Régions Magazine derrière les barreaux

Un groupe de détenus de la prison de Maubeuge (Nord) réalise depuis plusieurs années un journal interne. Nous les avons rencontrés.

On a beau s’y être préparé, avoir revu plusieurs films tournés en milieu carcéral : pénétrer à l’intérieur d’une prison n’est pas une expérience anodine. Le décor, déjà, un ensemble de bâtiments gris posés au milieu des champs, avec ses deux miradors, ses clôtures hautes et grillagées. Les contrôles ensuite, rigoureux et répétés, ces portes qu’il faut passer successivement après avoir montré patte blanche, ces serrures qui claquent, ces longs couloirs glacés, et ces portes encore à franchir, avant de se retrouver enfin au cœur même de l’établissement.
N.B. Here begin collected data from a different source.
__global__ __launch_bounds__(kSortThreads) void k_period_mark(BwtArgs a, u32 step, const u32 *__restrict__ K,
                                                               const u32 *__restrict__ V, u8 *__restrict__ impure)
{
    u32 tile, lb;
    xcd_remap(gridDim.x, a.nb, tile, lb);
    if (lb == 0xFFFFFFFFu) return;
    const u32 cnt = a.count[lb];
    const u32 start = tile * kSortTile;
    if (start >= cnt || a.lin_p[(size_t)lb * kPerK] == 0u) return;
    const u32 n = a.blocks[lb].n;
    const u32 kmax = per_kmax(a);
    (void)step;
    const size_t base = (size_t)lb * kSlot;
    u32 lp[kPerK];
#pragma unroll
    for (u32 i = 0; i < kPerK; ++i) lp[i] = i < kmax ? a.lin_p[(size_t)lb * kPerK + i] : 0u;
    const u32 w = threadIdx.x >> 6, l = threadIdx.x & 63u;
    const u32 first = start + w * 1024u + l;
    u32 g[16], v[16];
#pragma unroll
    for (u32 r = 0; r < 16; ++r) {
        const u32 idx = first + r * 64u;
        const u32 c = idx < cnt ? idx : cnt - 1u;
        g[r] = ld_stream(K + base + c);
        v[r] = ld_stream(V + base + c);
    }
    u32 pg0 = 0, pv0 = 0;
    if (l == 0 && first > 0 && first < cnt) {
        pg0 = K[base + first - 1];
        pv0 = V[base + first - 1];
    }
    u32 lo[16], wh[16];
    u32 act = 0, vp_lo = 0;
#pragma unroll
    for (u32 r = 0; r < 16; ++r) {
        const u32 idx = first + r * 64u;
        u32 pg = wave_shr1(g[r]), pv = wave_shr1(v[r]);
        const u32 qg = (r == 0) ? pg0 : wave_lane(g[(r + 15) & 15], 63);
        const u32 qv = (r == 0) ? pv0 : wave_lane(v[(r + 15) & 15], 63);
        if (l == 0) {
            pg = qg;
            pv = qv;
        }
        lo[r] = v[r] < pv ? v[r] : pv;
        wh[r] = kPerK;
        if (idx < cnt && idx > 0 && g[r] == pg) {
            const u32 dist = v[r] < pv ? pv - v[r] : v[r] - pv;
#pragma unroll
            for (u32 i = 0; i < kPerK; ++i)
                if (lp[i] != 0u && lp[i] == dist) wh[r] = i;
            if (wh[r] == kPerK) impure[base + g[r]] = 1;
            else {
                act |= 1u << r;
                vp_lo |= (pv == lo[r] ? 1u : 0u) << r;
            }
        }
    }
    u64 here[16];
#pragma unroll
    for (u32 r = 0; r < 16; ++r) here[r] = ((act >> r) & 1u) ? (per_mis(a, lb, wh[r])[lo[r] >> 6] & (~0ull << (lo[r] & 63u))) : 1ull;
    u32 m[16];
#pragma unroll
    for (u32 r = 0; r < 16; ++r)
        m[r] = here[r] ? ((lo[r] >> 6) << 6) + (u32)__builtin_ctzll(here[r]) : per_nxt(a, lb, wh[r])[(lo[r] >> 6) + 1u];
    u64 ltw[16];
#pragma unroll
    for (u32 r = 0; r < 16; ++r) {
        if (m[r] >= n) m[r] -= n;
        ltw[r] = ((act >> r) & 1u) ? per_lt(a, lb, wh[r])[m[r] >> 6] : 0ull;
    }
#pragma unroll
    for (u32 r = 0; r < 16; ++r) {
        if (!((act >> r) & 1u)) continue;
        const bool lo_first = (ltw[r] >> (m[r] & 63u)) & 1ull;
        if (lo_first != (((vp_lo >> r) & 1u) != 0u)) impure[base + g[r]] = 1;
    }
}

__global__ __launch_bounds__(kSortThreads) void k_block_symbols(BwtArgs a, u32 *__restrict__ inuse_bits ,
                                                                u32 *__restrict__ pair_bits )
{
    __shared__ u32 s_bits[8];
    __shared__ u32 s_pair[kPairWords];
    u32 tile, lb;
    xcd_remap(gridDim.x, a.nb, tile, lb);
    if (lb == 0xFFFFFFFFu) return;
    const BlockDesc d = a.blocks[lb];
    const u32 n = d.n;
    constexpr u32 kSpan = kSymSpan * kSortTile;
    const u32 start = tile * kSpan;
    if (start >= n) return;
    const u8 *text = a.rle + d.rle_off;
    if (threadIdx.x < 8) s_bits[threadIdx.x] = 0;
    if (pair_bits)
        for (u32 i = threadIdx.x; i < kPairWords; i += kSortThreads) s_pair[i] = 0;
    __syncthreads();
    const u32 cnt = (n - start) < kSpan ? (n - start) : kSpan;
    const uintptr_t p0 = reinterpret_cast<uintptr_t>(text + start);
    const u32 lead = (u32)(p0 & 15u);
    const uint4 *src = reinterpret_cast<const uint4 *>(p0 - lead);
    const u32 t0 = text[0];
    u64 set[4] = {0, 0, 0, 0};
    for (u32 c = threadIdx.x; c * 16u < lead + cnt; c += kSortThreads) {
        const uint4 v = src[c];
        const u32 w[4] = {v.x, v.y, v.z, v.w};
        const u32 behind = start + c * 16u + 16u - lead;
        const u32 nxt = (pair_bits && behind < n) ? (u32)text[behind] : t0;
#pragma unroll
        for (u32 k = 0; k < 16; ++k) {
            const u32 pos = c * 16u + k;
            const u32 b = (w[k >> 2] >> ((k & 3u) * 8u)) & 0xFFu;
            const bool in = pos >= lead && pos < lead + cnt;
            const u64 bit = in ? (1ull << (b & 63u)) : 0ull;
            const u32 hi = b >> 6;
#pragma unroll
            for (u32 q = 0; q < 4; ++q) set[q] |= (hi == q) ? bit : 0ull;
            if (pair_bits && in) {
                u32 b2 = (k < 15u) ? ((w[(k + 1u) >> 2] >> (((k + 1u) & 3u) * 8u)) & 0xFFu) : nxt;
                if (start + (pos - lead) + 1u == n) b2 = t0;
                const u32 pr = (b << 8) | b2;
                if (!((s_pair[pr >> 5] >> (pr & 31u)) & 1u)) atomicOr(&s_pair[pr >> 5], 1u << (pr & 31u));
            }
        }
    }
    u32 seen[8];
#pragma unroll
    for (u32 q = 0; q < 4; ++q) {
        seen[2 * q] = (u32)set[q];
        seen[2 * q + 1] = (u32)(set[q] >> 32);
    }
#pragma unroll
    for (u32 q = 0; q < 8; ++q) {
        u32 v = seen[q];
#pragma unroll
        for (u32 dd = 32; dd >= 1; dd >>= 1) v |= __shfl_xor(v, dd, 64);
        if ((threadIdx.x & 63u) == 0 && v) atomicOr(&s_bits[q], v);
    }
    __syncthreads();
    if (threadIdx.x < 8 && s_bits[threadIdx.x]) atomicOr(&inuse_bits[lb * 8 + threadIdx.x], s_bits[threadIdx.x]);
    if (pair_bits)
        for (u32 i = threadIdx.x; i < kPairWords; i += kSortThreads)
            if (s_pair[i]) atomicOr(&pair_bits[(size_t)lb * kPairWords + i], s_pair[i]);
}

Pourtant, avec ses 400 détenus, le Centre pénitentiaire de Maubeuge reste une prison à taille humaine, plutôt bien équipée avec ses ateliers, sa bibliothèque largement dotée, et son terrain de football synthétique flambant neuf. Pas de surpopulation carcérale ici, les 400 pensionnaires se répartissant équitablement entre la Maison d’arrêt (peines courtes ou effectuées en préventive) et les quartiers de détention (peines de longue durée). Les volontaires peuvent suivre des cours, dispensés à peu près à tous les niveaux de la scolarité, y compris à l’alphabétisation, et, même, s’ils le souhaitent, se transformer en apprentis-journalistes.

Depuis plusieurs années en effet, à l’initiative d’un professeur des écoles, des groupes de détenus se relaient au fil des entrées et des sorties pour concevoir et fabriquer un petit magazine joliment titré “L’Echo des coursives”. Interviews, jeux, chroniques historiques, fiches de lecture, actualité de la prison, recettes de cuisine, se succèdent au fil des pages.

Enseignant pendant plus de vingt ans en milieu pénitentiaire, Jacques Martin, à l’origine de ce projet, aujourd’hui en retraite, continue à animer cette rédaction pas comme les autres, proposant des sujets, relisant les textes des détenus, organisant des rencontres avec des visiteurs venus de l’extérieur, tels les écrivains Franck Thilliez et Abdelkader Djemai, ou la journaliste Plana Radenovic.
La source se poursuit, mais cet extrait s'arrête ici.